The most important part is to listen and keep listening. So hard to do when there is so much noise around us.
I hate it that I can’t let all of this go. I still dream about it. It seemed so much to be where I belonged. Sometimes I am so upset with God but I know he can handle it. Somehow there will be something for me to do. I know that there will be a place for me. I just have to wait. There is that awful word again. Wait. But I will wait for God to speak.
I am reading this again because I have seen this to be so true in my own life. When we have experienced painful things we are more able to help others who have had similar experiences. They are helped to heal by our woundedness. If you have had no problems in your life it is hard to understand and empathize with the problems of others.

All things to all people. An impossibility. Why do I think that I can do it? It’s because I have a family. I am a mother. Mother’s are supposed to be able to fix everything. Sure we can. Lately I have been trying. The impossible? Easy right?
Sometimes when you don’t know what to say or when things are too overwhelming you can just call his name. Over and over and over. It will be heard. It will be understood. It will be answered.
Do you ever have a day where you struggle to know where you belong? I have been at sea for over a year. I know that there is something somewhere that will fulfill this need I have to use the skills that God has given me over the years. I am working toward mediating for court cases but I don’t know if this is where I belong. The problem is that I don’t seem to belong anywhere.

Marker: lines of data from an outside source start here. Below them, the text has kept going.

constexpr int CS_WAVES = 16, CS_COLS = 16, CS_G = 64 * CS_WAVES / CS_COLS;
__device__ __forceinline__ void colsum_final_body(const float* part, int chunks, int cols, float* dst, int bx) {
  __shared__ float red[CS_G][CS_COLS];
  const int lane = threadIdx.x & 63, w = threadIdx.x >> 6;
  const int cl = lane % CS_COLS, g = w * (64 / CS_COLS) + lane / CS_COLS;
  const int c = bx * CS_COLS + cl;
  float s0 = 0.f, s1 = 0.f, s2 = 0.f, s3 = 0.f;
  if (c < cols) {
    int k = g;
    for (; k + 3 * CS_G < chunks; k += 4 * CS_G) {
      s0 += part[(int64_t)k * cols + c];
      s1 += part[(int64_t)(k + CS_G) * cols + c];
      s2 += part[(int64_t)(k + 2 * CS_G) * cols + c];
      s3 += part[(int64_t)(k + 3 * CS_G) * cols + c];
    }
    for (; k < chunks; k += CS_G) s0 += part[(int64_t)k * cols + c];
  }
  red[g][cl] = (s0 + s1) + (s2 + s3);
  __syncthreads();
  if (threadIdx.x < CS_COLS) {
    const int cc = bx * CS_COLS + threadIdx.x;
    if (cc < cols) {
      float v = 0.f;
#pragma unroll 8
      for (int j2 = 0; j2 < CS_G; ++j2) v += red[j2][threadIdx.x];
      dst[cc] += v;
    }
  }
}
__global__ __launch_bounds__(64 * CS_WAVES) void k_colsum_final(const float* part, int chunks, int cols, float* dst) {
  colsum_final_body(part, chunks, cols, dst, blockIdx.x);
}

constexpr int kMaxColsumJobs = 16;
struct ColsumJobs {
  const float* part[kMaxColsumJobs];
  float* dst[kMaxColsumJobs];
  int chunks[kMaxColsumJobs];
  int cols[kMaxColsumJobs];
};
__global__ __launch_bounds__(64 * CS_WAVES) void k_colsum_final_multi(const ColsumJobs J) {
  const int j = blockIdx.y;
  if ((int)blockIdx.x * CS_COLS >= J.cols[j]) return;
  colsum_final_body(J.part[j], J.chunks[j], J.cols[j], J.dst[j], blockIdx.x);
}
struct ColsumQueue {
  ColsumJobs J{};
  int n = 0, max_cols = 0;
  float* base = nullptr;
  int64_t cap = 0, used = 0;
  float* take_or_flush(int chunks, int cols, float* dst, hipStream_t s, int* rc) {
    *rc = XTRL_OK;
    float* P = take(chunks, cols, dst);
    if (!P && base && n > 0) {
      if ((*rc = flush(s))) return nullptr;
      P = take(chunks, cols, dst);
    }
    return P;
  }
  float* take(int chunks, int cols, float* dst) {
    const int64_t need = (int64_t)chunks * cols;
    if (!base || n == kMaxColsumJobs || used + need > cap) return nullptr;
    float* P = base + used;
    used += (need + 3) & ~(int64_t)3;
// ... 420 lines not shown
bool ln_fusable(const XtrlTrainDesc* D) {
  static const bool on = [] {
    const char* e = getenv("XTRL_FUSED_LN");
    return !(e && atoi(e) == 0);
  }();
  if (!on || D->d % 4 || D->d > 256 || (D->H * D->dh) % 4 || D->ff % 4 || D->in_dim % 4) return false;
  for (int li = 0; li < D->L; ++li)
    if (D->layers[li].n_qkv % 4) return false;
  return true;
}

int linear_res_ln(const Ctx& c, const float* A, int lda, const float* W, const float* bias, const float* R,
                  float* x_out, int K, const float* gamma, float* y1, int ld1, float* y2, int ld2, float* st) {
  const int d = c.D->d;
  GemmArgs g;
  g.A = A; g.lda = lda; g.B = W; g.ldb = K; g.bias = bias; g.C = x_out; g.ldc = d; g.M = c.T; g.N = d; g.K = K;
  g.R = R; g.ldr = d; g.ln_g = gamma; g.ln_y1 = y1; g.ln_ld1 = ld1; g.ln_y2 = y2; g.ln_ld2 = ld2; g.ln_stats = st;
  g.ln_rms = c.D->rms_norm;
  c.img(g, 0, EPI_RES_LN);
  return gemm_run(g, 0, 0, EPI_RES_LN, c.s);
}

int dgrad_ln_bwd(const Ctx& c, const float* dY, int ldy, const float* W, int N, const float* x, const float* st,
                 const float* gamma, const float* dres, float* dx, float* dgamma, ColsumQueue* cq = nullptr) {
  const int d = c.D->d, nb = (c.T + gemm_ln_rows(d) - 1) / gemm_ln_rows(d);
  XTRL_REQUIRE((int64_t)nb * d <= c.D->part_floats, "train: partial-sum workspace too small");
  int rc = XTRL_OK;
  float* P = cq ? cq->take_or_flush(nb, d, dgamma, c.s, &rc) : nullptr;
  if (rc) return rc;
  GemmArgs g;
  g.A = dY; g.lda = ldy; g.B = W; g.ldb = d; g.C = dx; g.ldc = d; g.M = c.T; g.N = d; g.K = N;
  g.ln_g = gamma; g.ln_x = x; g.ln_stats = const_cast<float*>(st); g.ln_dres = dres; g.ln_part = P ? P : c.D->part;
  g.ln_rms = c.D->rms_norm;
  c.img(g, 1, EPI_LN_BWD);
  if ((rc = gemm_run(g, 0, 1, EPI_LN_BWD, c.s))) return rc;
  if (!P)
    hipLaunchKernelGGL(k_colsum_final, dim3(blocks(d, CS_COLS)), dim3(64 * CS_WAVES), 0, c.s, c.D->part, nb, d, dgamma);
  XTRL_LAUNCHED("train dgrad_ln_bwd");
  return XTRL_OK;
}

inline int kv_heads(const XtrlTrainDesc* D) { return D->Hkv > 0 ? D->Hkv : D->H; }
inline int kv_inner(const XtrlTrainDesc* D) { return kv_heads(D) * D->dh; }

I hate being in limbo! Again I am suffering from waiting. I have no patience. There may be a lesson that I need to learn before God opens the path in front of me. It has happened before and I have been the in wilderness before. I waited and the answer landed in my lap. I just need to listen for God and wait.
Sometimes the sadness of the world can be overwhelming. It is not even necessary to mention all the things that are wrong. There is so much grief and pain. When I was younger I thought that the world would just get better and better….that each generation would have a better life but I know that is not the case. Life continues….do people change? Are we any better or any worse than people who came before us? Is the violence and hatred worse? Sometimes is seems so but that may just be because communication lets us hear more. Since my first degree is in history I know that there was great evil in the past and horrible violence. This makes me believe that nothing has changed. We humans have not changed. We have learned nothing from the past.

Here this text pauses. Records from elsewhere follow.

# kyle-wedgwood/ArmadilloCUDALinearInterpolation

Measured on AMD Instinct MI355X. Metric: interpolated points/sec (fp64), higher is better.
Workload: dtype f64; 1 GPU; 1D linear interp, 1e+08 random queries on 1e+06-point grid, fp64 (BASELINE configs[1]); queries_per_gpu=100000000, grid_nodes=1000000, table=general, table_mode=0, table_bytes=8000008, entry_point=mi_interp1_f64_dev, query_set=every rank its own set of 100000000 queries

## Files before the change

### armadillocudalinearinterpolation_amd/_lib.py

```python
import ctypes as C
import os

from . import _build

_lib = None


class MiError(RuntimeError):
    def __init__(self, code, msg):
        super().__init__("libmi355interp error %d: %s" % (code, msg))
        self.code = code


class EdmParams(C.Structure):
    _fields_ = [
        ("vth", C.c_float), ("a1", C.c_float), ("a2", C.c_float), ("b1", C.c_float), ("b2", C.c_float),
        ("I", C.c_float), ("L", C.c_float),
        ("newton_tol", C.c_double),
        ("newton_max_iter", C.c_uint32),
        ("n_spikes", C.c_uint32),
        ("time_horizon", C.c_float),
        ("n_grid", C.c_uint32),
        ("n_real", C.c_uint32),
        ("beta_mean", C.c_float),
        ("beta_stddev", C.c_float),
        ("seed", C.c_uint64),
        ("math_mode", C.c_int),
        ("mean_quirk", C.c_int),
        ("max_events", C.c_uint32),
        ("real_offset", C.c_uint32),
        ("dedup_identical", C.c_uint32),
    ]


_vp, _sz, _dbl, _i32, _u32, _f32 = C.c_void_p, C.c_size_t, C.c_double, C.c_int, C.c_uint32, C.c_float
_pp = C.POINTER(C.c_void_p)
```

God must weep at our inability to learn. He sent Christ to show us how we should live. What more could he do? A living example right in front of us and yet here we are. When will we learn?
Yesterday I just didn’t have the energy to write. I am not sure about tonight but I just need to vert. The last few weeks have been so frustrating. Nothing major but it just seems that everything that I have tried to do has been a headache. Things that are usually simple became complicated and it all became more and more annoying. Our medical system has run off the rails. As a Parish Nurse I helped people navigate the system but it has disappeared on down the track. Three weeks ago I saw a doctor who prescribed medication that is new. I knew that I had to be authorized but for the last three weeks is just plain disappeared. No one knew what had happened to it. Today I took the bull by the horns and appeared in the drs office demanding to discover where the vanishing medicine was. This was after multiple calls to the drs office and our insurance provider.
One of the things I have learned in my life is that sometimes all someone needs is to be able to ventilate their feelings. If you have someone that you can do this with you are blessed.